По публикациям в антивоенном издании Линор Горалик ROAR особенно заметно, как чтение новостей в мессенджере стало одной из примет времени. Типичное утро военного года описывает авторка под псевдонимом АК в седьмом номере журнала (75):
Кошка трется внизу об ноги,
мурлычет, смотрит так, что не передать словами.
Гладишь ее,
скроллишь текст в телеграме —
сдать или продолжать держаться?
Финальные строки относятся к обороне одного из украинских городов. Ранее бытовые и кулинарные соображения также перемежались заголовками, прочитанными в новостных каналах. Запечатлен в новейшей поэзии и термин «думскроллинг», ставший психологически-языковой нормой во время пандемии. Влад Гагин пишет (76):
думскроллить ленту новостей нижний уровень телеграм-
блогинга непроверенные факты случайные сводки
прощальные письма новорождённые бомбоубежищ
В шестом номере ROAR встречается такой силлаботонический фрагмент: «Нам новости возят в телеге, / как головы беглых рабов, / и русский — какой-то телугу — / язык многоруких богов» (77). Реплику произносит хор «айфонян», которым противостоят «шансоняне» (следуя сленговому, идеологизированному разделению россиян на «тех, кто про шансон» и «тех, кто про айфон»). В ответном четверостишии упоминается медиасредство, как бы противоположное Телеграму по своим коммуникативным функциям: «царь-колокол из фольги».
В молодой поэзии находят отражение и различные механики Телеграма, становящиеся привычным фоном онлайн-общения. Максим Дремов в двух текстах упоминает «тг-реакты» (78). Лирический субъект Дмитрия Герчикова обращается к адресатке: «Ты пахнешь, как <…> Западная Родезия, поисковик, кружок в тг, воздушная тревога на детской площадке» (79), — опять же, отсылая к катастрофическим обстоятельствам, часто сопутствующим онлайн-переписке после 24 февраля. (Герчиков после начала войны эмигрировал в Израиль, где стал свидетелем другого вооруженного конфликта.) Лирическая субъектка в стихотворении Станиславы Могилевой предлагает набрать «слово бомба в тг в режиме эмодзи-подсказки» (80), демонстрируя знакомство с функциями мессенджера и погруженность в новую медиасреду.

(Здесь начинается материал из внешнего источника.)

template <typename TIn>
__device__ __forceinline__ void stage_load8(const TIn* __restrict__ p, TIn (&r)[8]) {
  if (sizeof(TIn) == 4) {
    const float4 a = *reinterpret_cast<const float4*>(p);
    const float4 b = *reinterpret_cast<const float4*>(p + 4);
    r[0] = a.x; r[1] = a.y; r[2] = a.z; r[3] = a.w;
    r[4] = b.x; r[5] = b.y; r[6] = b.z; r[7] = b.w;
  } else {
    const double2* q = reinterpret_cast<const double2*>(p);
#pragma unroll
    for (int j = 0; j < 4; ++j) {
      const double2 v = q[j];
      r[2 * j] = v.x;
      r[2 * j + 1] = v.y;
    }
  }
}
template <typename TIn>
__device__ __forceinline__ void stage_load_kc_full(const TIn* __restrict__ src, long ld, int r0, int k0, TIn (&r)[8]) {
  stage_load8(src + (long)(r0 + (threadIdx.x & 127)) * ld + k0 + (threadIdx.x >> 7) * 8, r);
}
template <typename TIn>
__device__ __forceinline__ void stage_load_mc_full(const TIn* __restrict__ src, long ld, int c0, int k0, TIn (&r)[8]) {
  stage_load8(src + (long)(k0 + (threadIdx.x >> 4)) * ld + c0 + (threadIdx.x & 15) * 8, r);
}

__device__ __forceinline__ int xcd_remap(int pid, int nwg) {
  const int q = nwg >> 3, r = nwg & 7, xcd = pid & 7;
  const int base = (xcd < r) ? xcd * (q + 1) : r * (q + 1) + (xcd - r) * q;
  return base + (pid >> 3);
}

template <typename TA, typename TB, bool A_KC, bool B_KC, bool VEC>
__device__ __forceinline__ void gemm_tile_mainloop(const GemmArgs& g, const TA* __restrict__ A, const TB* __restrict__ B,
                                                   int m0, int n0, int k_lo, int k_hi, double* smem,
                                                   v4f64 (&acc)[4][4]) {
  double* As = smem;
  double* Bs = smem + 2 * GEMM_BK * GEMM_LD;
  const int lane = threadIdx.x & 63;
  const int wave = threadIdx.x >> 6;
  const int wr = wave >> 1, wc = wave & 1;
  const int kq = lane >> 4, li = lane & 15;
#pragma unroll
  for (int i = 0; i < 4; ++i)
#pragma unroll
    for (int j = 0; j < 4; ++j) acc[i][j] = (v4f64){0.0, 0.0, 0.0, 0.0};

  TA ra[8];
  TB rb[8];
  const int nkt = (k_hi - k_lo + GEMM_BK - 1) / GEMM_BK;

  const bool full_mn = VEC && m0 + GEMM_BM <= g.M && n0 + GEMM_BN <= g.N;
  auto load_tile = [&](int kt) {
    const int k0 = k_lo + kt * GEMM_BK;
    if (full_mn && k0 + GEMM_BK <= k_hi) {
      if (A_KC) stage_load_kc_full<TA>(A, g.lda, m0, k0, ra); else stage_load_mc_full<TA>(A, g.lda, m0, k0, ra);
      if (B_KC) stage_load_kc_full<TB>(B, g.ldb, n0, k0, rb); else stage_load_mc_full<TB>(B, g.ldb, n0, k0, rb);
      return;
    }
    if (A_KC) stage_load_kc<TA, VEC>(A, g.lda, m0, g.M, k0, k_hi, ra);
    else      stage_load_mc<TA, VEC>(A, g.lda, m0, g.M, k0, k_hi, ra);
    if (B_KC) stage_load_kc<TB, VEC>(B, g.ldb, n0, g.N, k0, k_hi, rb);
    else      stage_load_mc<TB, VEC>(B, g.ldb, n0, g.N, k0, k_hi, rb);
  };
  auto store_tile = [&](int buf) {
    double* a = As + buf * GEMM_BK * GEMM_LD;
    double* b = Bs + buf * GEMM_BK * GEMM_LD;
    if (A_KC) stage_store_kc(a, ra); else stage_store_mc(a, ra);
    if (B_KC) stage_store_kc(b, rb); else stage_store_mc(b, rb);
  };

  if (nkt > 0) {
    load_tile(0);
    store_tile(0);
  }
  __syncthreads();

  int cur = 0;
  for (int kt = 0; kt < nkt; ++kt) {
    const bool more = (kt + 1 < nkt);
    if (more) load_tile(kt + 1);
    const double* a = As + cur * GEMM_BK * GEMM_LD + wr * 64 + li;
    const double* b = Bs + cur * GEMM_BK * GEMM_LD + wc * 64 + li;
#pragma unroll
    for (int kk = 0; kk < GEMM_BK / 4; ++kk) {
      double fa[4], fb[4];
#pragma unroll
      for (int i = 0; i < 4; ++i) fa[i] = a[(kk * 4 + kq) * GEMM_LD + i * 16];
#pragma unroll
      for (int j = 0; j < 4; ++j) fb[j] = b[(kk * 4 + kq) * GEMM_LD + j * 16];
#pragma unroll
      for (int i = 0; i < 4; ++i)
#pragma unroll
        for (int j = 0; j < 4; ++j)
          acc[i][j] = __builtin_amdgcn_mfma_f64_16x16x4f64(fa[i], fb[j], acc[i][j], 0, 0, 0);
    }
    if (more) store_tile(cur ^ 1);
    __syncthreads();
    cur ^= 1;
  }
}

Также в текстах присутствует рефлексия, собственно, обилия каналов в Телеграме. Интертекстуальный пример из Станислава Бельского с отсылкой к Борхесу, подсказавший заглавие для нашей статьи (81):
Отказываюсь от смеха и алгебры
в саду расходящихся
телеграм-каналов.
Нередко Телеграм концептуализируется как часть общего медийного фона повседневности (82). Обилие цифровых инструментов осмысляется как синхронически, так и диахронически, с упоминанием устаревающих или ушедших в прошлое медиумов. Поэтесса Полина Синёва описывает персонажа, которого забанили во всех соцсетях и мессенджерах, включая Телеграм, но не смогли забанить «в домофоне» (83). Медиаландшафт продолжает меняться, и скоро, как было обозначено в первом разделе, уже самому Телеграму может угрожать судьба такого устаревшего средства коммуникации. «[В]ечером удивился, вдруг ощутив, / будто тг — icq, т. е. / интерфейс безвозвратно минувшего», — пишет Влад Гагин. Что примечательно, Гагин удалил свой канал, а процитировать текст стало возможным только благодаря перепосту Александрой Цибулей личного сообщения от автора (84).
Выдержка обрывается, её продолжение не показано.